Last Call Review of draft-ietf-ice-dualstack-fairness-03
review-ietf-ice-dualstack-fairness-03-secdir-lc-kaufman-2016-07-14-00

Request Review of draft-ietf-ice-dualstack-fairness
Requested revision No specific revision (document currently at 07)
Type Last Call Review
Team Security Area Directorate (secdir)
Deadline 2016-07-08
Requested 2016-06-30
Authors Paal-Erik Martinsen , Tirumaleswar Reddy.K , Prashanth Patil
I-D last updated 2016-07-14
Completed reviews Genart Last Call review of -03 by Meral Shirazipour (diff)
Genart Last Call review of -03 by Meral Shirazipour (diff)
Genart Telechat review of -07 by Meral Shirazipour
Secdir Last Call review of -03 by Charlie Kaufman (diff)
Opsdir Last Call review of -02 by Tim Chown (diff)
Assignment Reviewer Charlie Kaufman
State Completed
Request Last Call review on draft-ietf-ice-dualstack-fairness by Security Area Directorate Assigned
Reviewed revision 03 (document currently at 07)
Result Has nits
Completed 2016-07-14
review-ietf-ice-dualstack-fairness-03-secdir-lc-kaufman-2016-07-14-00

I have reviewed this document as part of the security directorate's ongoing
effort to review all IETF documents being processed by the IESG. These comments
were written primarily for the benefit of the security area directors. Document
editors and WG chairs
 should treat these comments just like any other last call comments.

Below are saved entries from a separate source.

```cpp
typedef struct {
    const float* src;
    float* dst;
    int ld;
    int N, K;
    int transpose;
} bd_pack_desc;
// ... 158 lines not shown
    const float* w_a0h; const float* w_a0s; const float* w_a[3]; const float* b_a[4];
    const float* w_a4m; const float* w_a4s; const float* b_a4;
    const float* start_feat;
    const float* eps_action;
    const float* eps_entropy;
    const float* eps_prior;
    float min_std, act_raw_init_std, act_min_std, act_mean_scale;
    float* feat;
    float* prior_mean;
    float* prior_std;
    float* entropy;
    float* action;
    float* sv_actor;
    float* sv_act_stats;
    float* sv_x;
    float* sv_gates;
    float* sv_p;
    size_t sv_actor_stride;
    float* sv_act_us;
    int discrete_actions;
} bd_imagine_fwd_args;
int bd_imagine_forward(const bd_imagine_fwd_args* a, void* stream);
int bd_imagine_forward_scan(const bd_imagine_fwd_args* a, void* stream);
int bd_actor_entropy(const float* eps_entropy, float* act_stats, float* entropy, int Hm, int N, int A, int n_samples,
                     void* stream);

typedef struct {
    int N, Hm, Be, S, A, Hd;
    const float* wt_embed_s; const float* wt_embed_a;
    const float* wt_ir; const float* wt_iz; const float* wt_in;
    const float* wt_hr; const float* wt_hz; const float* wt_hn;
    const float* wt_p1; const float* wt_p2m; const float* wt_p2s;
    const float* wt_a[3];
    const float* wt_a4m; const float* wt_a4s;
    const float* start_feat; const float* feat; const float* prior_std; const float* action;
    const float* eps_action; const float* eps_prior;
    const float* sv_actor; const float* sv_act_stats; const float* sv_x; const float* sv_gates;
    const float* sv_p;
    float min_std;
    const float* dfeat;
    float dentropy;
    float* d_actor_pre;
    float* d_actor_out;
    const float* ent_weight;
    int discrete_actions;
} bd_imagine_bwd_args;
int bd_imagine_backward(const bd_imagine_bwd_args* a, void* stream);

int bd_lambda_return_forward(const float* reward, const float* value, int Hm, int N, float discount,
                             float lambda_, float* returns, void* stream);
int bd_lambda_return_backward(const float* dreturns, float dret_const, int Hm, int N, float discount,
                              float lambda_, float* dreward, float* dvalue, void* stream);

int bd_actor_reinforce(const float* eps_action, const float* act_us, const float* act_stats, const float* returns,
                       const float* base0, const float* value, const float* weight, int Hm, int N, int A, float rho,
                       float grad_scale, float dentropy, int write, float* d_actor_out, float* scalars, int slot, float* ws,
                       void* stream);
int bd_actor_reinforce_cat(const float* action, const float* act_stats, const float* returns, const float* base0,
                           const float* value, const float* weight, int Hm, int N, int A, float rho, float grad_scale,
                           float dentropy, int write, float* d_actor_out, float* scalars, int slot, float* ws,
                           void* stream);

#define BD_RNG_MAX_TENSORS 6
#define BD_RNG_NORMAL 0
#define BD_RNG_EXPONENTIAL 1
typedef struct {
    int n;
    unsigned long long seed;
    unsigned long long step;
    struct {
        float* p;
        size_t count;
        int kind;
        unsigned stream_id;
    } t[BD_RNG_MAX_TENSORS];
} bd_rng_fill_args;
int bd_rng_fill(const bd_rng_fill_args* a, void* stream);
int bd_philox4x32_10(const unsigned* ctr4, const unsigned* key2, unsigned* out4);
int bd_actor_entropy_rng(unsigned long long seed, unsigned long long step, unsigned stream_id, float* act_stats,
                         float* entropy, int Hm, int N, int A, int n_samples, void* stream);

int bd_gemm_nt(const float* A, int lda, const float* B, int ldb, float* C, int ldc, int M, int N, int K, int accumulate,
               void* stream);

int bd_categorical_head_forward(const float* logits, const float* q_noise, int rows, int D, int C, float* state,
                                float* probs, void* stream);
int bd_categorical_head_backward(const float* dstate, const float* probs, int rows, int D, int C, float* dlogits,
                                 void* stream);
int bd_kl_categorical_forward(const float* post_logits, const float* prior_logits, int rows, int D, int C, float free_nats,
                              int sum_form, float* scalars, int slot, float* ws, void* stream);
int bd_kl_categorical_backward(const float* post_logits, const float* prior_logits, int rows, int D, int C, float free_nats,
                               float kl_balance, float weight, float inv_count, const float* scalars, int slot,
                               float* dpost, float* dprior, void* stream);

typedef struct {
    int T, B, Be, D, C, A, Hd;
    const float* w_embed_sT;
    const float* w_embed_a; const float* b_embed;
    const float* w_ir; const float* w_iz; const float* w_in;
    const float* w_hr; const float* w_hz; const float* w_hn;
    const float* b_ih; const float* b_hh;
    const float* w_q1h; const float* b_q1;
    const float* w_q2; const float* b_q2;
    const float* init_belief;
    const float* init_state;
    const float* actions;
// ... 135 lines not shown
```

Before: 12.95 million.

## Fuse imagination reward and value heads forward+backward into one kernel

Adds a HIP kernel that, per row tile, runs the reward and target-critic MLP heads forward, computes their output gradients, backpropagates through both heads, and writes the summed input gradient, all while keeping activations in LDS. The engine computes the lambda-return backward before the head forward so the output gradients exist in time, then calls the fused kernel instead of separate dense forward and mlp_backward launches. This is meant to cut kernel launches and global-memory round-trips of saved activations, at the cost of per-block register and LDS pressure and a restriction to non-categorical models with supported Hd. The return-gradient calculation is reordered so it no longer depends on the forward outputs.

```diff
diff --git a/big_dreamer_amd/_cabi.py b/big_dreamer_amd/_cabi.py
--- a/big_dreamer_amd/_cabi.py
+++ b/big_dreamer_amd/_cabi.py
@@ -44,6 +44,18 @@
     _fields_ = [("M", I32), ("dout", P), ("lddo", I32), ("dout_scale", F32), ("n_layers", I32),
                 ("layer", LayerBwd * BD_MAX_LAYERS), ("din0", P), ("ld0", I32), ("w0", I32),
                 ("din1", P), ("ld1", I32), ("w1", I32), ("accumulate", I32)]
+
+
+BD_HEAD_HIDDEN = 4
+
+
+class ImgHead(C.Structure):
+    _fields_ = [("w", P * BD_HEAD_HIDDEN), ("wt", P * BD_HEAD_HIDDEN), ("b", P * BD_HEAD_HIDDEN),
+                ("w_out", P), ("b_out", P), ("dout", P), ("out", P)]
+
+
+class ImgHeadsArgs(C.Structure):
+    _fields_ = [("M", I32), ("F", I32), ("Hd", I32), ("x", P), ("head", ImgHead * 2), ("dx", P)]
 
 
 BD_RNG_MAX_TENSORS = 6
@@ -207,6 +219,8 @@
     "bd_plan_rollout": (I32, [C.POINTER(PlanArgs), P]),
     "bd_cem_refit": (I32, [P, I32, P, I32, I32, I32, I32, I32, P, P, P]),
     "bd_lambda_return_backward": (I32, [P, F32, I32, I32, F32, F32, P, P, P]),
+    "bd_img_heads_supported": (I32, [I32, I32]),
+    "bd_img_heads_fwd_bwd": (I32, [C.POINTER(ImgHeadsArgs), P]),
     "bd_actor_reinforce": (I32, [P, P, P, P, P, P, P, I32, I32, I32, F32, F32, F32, I32, P, P, I32, P, P]),
     "bd_actor_reinforce_cat": (I32, [P, P, P, P, P, P, I32, I32, I32, F32, F32, F32, I32, P, P, I32, P, P]),
     "bd_normal_nll": (I32, [P, I32, P, I32, I32, I32, F32, P, I32, P, I32, P, P]),
diff --git a/big_dreamer_amd/csrc/heads.hip b/big_dreamer_amd/csrc/heads.hip
--- /dev/null
+++ b/big_dreamer_amd/csrc/heads.hip
@@ -0,0 +1,193 @@
+#include "bd_device.h"
+#include "bd_host.h"
+#include <stdlib.h>
+
+namespace bd {
+
+constexpr int kHeadHidden = BD_HEAD_HIDDEN;
+
+template <int RT, class F>
+__device__ __forceinline__ void tall_map(int N, const TallAcc<RT>& t, const TallAcc<RT>& u, TallAcc<RT>& o, F&& f) {
+    const int wave = bd_wave(bd_tid());
+    const int Nb = (N + 15) >> 4, per = Nb / kWaves;
+#pragma unroll
+    for (int i = 0; i < kTallMaxPer; ++i)
+        if (i < per) {
+#pragma unroll
+            for (int rt = 0; rt < RT; ++rt) o.main[i][rt] = f(rt, wave + i * kWaves, t.main[i][rt], u.main[i][rt]);
+        }
+    int lrt = 0, lnb = 0;
+    if (tall_left_pair(Nb, RT, wave, lrt, lnb)) o.left = f(lrt, lnb, t.left, u.left);
+}
+
+template <int RT>
+__device__ __forceinline__ void img_store(float* img, int Nb, int rt, int nb, floatx4 v) {
+    *reinterpret_cast<floatx4*>(img + ((rt * Nb + nb) * 64 + (bd_tid() & 63)) * 4) = v;
+}
+
+template <int RT, class KA>
+__device__ __forceinline__ void head_fwd_bwd(KA ka, int h, const float* xim, float* img, int KbF, int Hd,
+                                             int row0, int M, TallAcc<RT>& d0) {
+    const auto& H = ka->head[h];
+    const int Nb = cdiv(Hd, 16);
+    const int lane = bd_tid() & 63, m = lane & 15;
+    TallAcc<RT> sv[kHeadHidden];
+#pragma unroll
+    for (int l = 0; l < kHeadHidden; ++l) {
+        const Seg seg[1] = {{l == 0 ? xim : img, H.w[l], l == 0 ? KbF : Nb}};
+        TallAcc<RT> t;
+        tall_sweep<RT, 1>(seg, H.b[l], Hd, t);
+        lds_barrier();
+        tall_map<RT>(Hd, t, t, sv[l], [&](int rt, int nb, floatx4 acc, floatx4) {
+            floatx4 v;
+#pragma unroll
+            for (int r = 0; r < 4; ++r) v[r] = elu(acc[r]);
+            img_store<RT>(img, Nb, rt, nb, v);
+            return v;
+        });
+        lds_barrier();
+    }
+    {
+        constexpr int kRows = 16 * RT, TPR = kThreads / kRows;
+        static_assert(kThreads % kRows == 0 && TPR <= 64 && (TPR & (TPR - 1)) == 0, "threads per row");
+        const int tid = bd_tid(), row = tid / TPR, part = tid - row * TPR;
+        const int rt = row >> 4, mr = row & 15, n4 = cdiv(Hd, 4);
+        const float* base = img + rt * Nb * kFragFloats;
+        float s = 0.f;
+        for (int c = part; c < n4; c += TPR) {
+            const floatx4 v = *reinterpret_cast<const floatx4*>(base + ((c >> 2) * 64 + (c & 3) * 16 + mr) * 4);
+#pragma unroll
+            for (int r = 0; r < 4; ++r)
+                if (4 * c + r < Hd) s += v[r] * H.w_out[4 * c + r];
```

I don't believe this proposal raises any security concerns. It has a short
Security Considerations section containing information relevant to ICE but not
to this proposed modification.

This document proposes a modification to RFC5245bis (which specifies a protocol
for NAT traversal). When trying to establish a connection through a NAT, there
are a number of different techniques that can be used, some of which will work
and some of which will
 not work depending on the characteristics of the NAT and other aspects of the
 environment. RFC5245 specifies an enumeration of such techniques and specifies
 an order in which they should be attempted.

Apparently, there are problems in real world deployments where there are a
large number of possible NAT traversal techniques and checking them in the
order prescribed by RFC5245bis results in long delays and sometimes connection
failures based on timeouts.
 This document proposes changing the order in order to get better performance
 and reliability. It makes no other changes to the protocol.

Detailed review:

I'm not an ICE expert, so some of these comments may be completely misguided.
Take them for whatever they may be worth.

I don't think "fairness" is the right term in this context. The goal is not a
fair division of resources between different clients or even any sort of
balance between use of IPv4 and IPv6. If many different connectivity mechanisms
worked, the preferred mechanism
 would be (I assume) the one computed using the formula in RFC5245bis. The
 problem is that checking all of the mechanisms in order to too time consuming,
 and there is a desire to check (and settle on) techniques more likely to work
 ahead of techniques less likely to work but more optimal if they do (in
 particular, checking some IPv4 based techniques before all of the IPv6 based
 techniques have been tried).

Section 5 says:

> ICE [I-D.ietf-ice-rfc5245bis] section 4.1.2.2 has guidelines for how

> the type preference and local preference value should be chosen.

> Instead of having a static local preference value for IPv4 and IPv6

> addresses, it is possible to choose this value dynamically in such a

> way that IPv4 and IPv6 address candidate priorities end up

> intermingled within the same candidate type. It is also possible to

> assign lower priorities to IP addresses derived from unreliable

> interfaces using the local preference value.

This specification says what is possible, but it does not (as far as I could
see) specify any particular means of accomplishing it. If the intent of this
RFC is to encourage people to experiment with different priority techniques,
that's fair but the document
 should say so. If the intent is to encourage people to copy the design in
 ICE_dualstack_imp, then it's formula for priority should be specified here in
 sufficient detail to implement it.

Section 1 para 1 line 5: All interfaces and address types are known to the
application. Perhaps this was intended to say all interfaces and address types
known by the application to be unreliable...

Section 1 last paragraph and Section 5 third to last paragraph say:

> The introduced fairness might be better, but not

> worse than what exists today

This is probably not true. There are probably unusual cases where this
reordering will result in slightly increased connection times. I suspect what
is meant is that "In almost all cases this change will result in connection
times at least as fast as those
 using the previous system, and in many cases the benefit will be substantial."

Typos:

Section 1 para 1 line 5: arguable -> arguably

Section 1 para 1 line 7: know -> known

Section 1 para 2 line 7: describes -> describe

Page 4 last para line 7: "too excessive" -> "not optimal"

Section 7 end of third to last paragraph: missing "."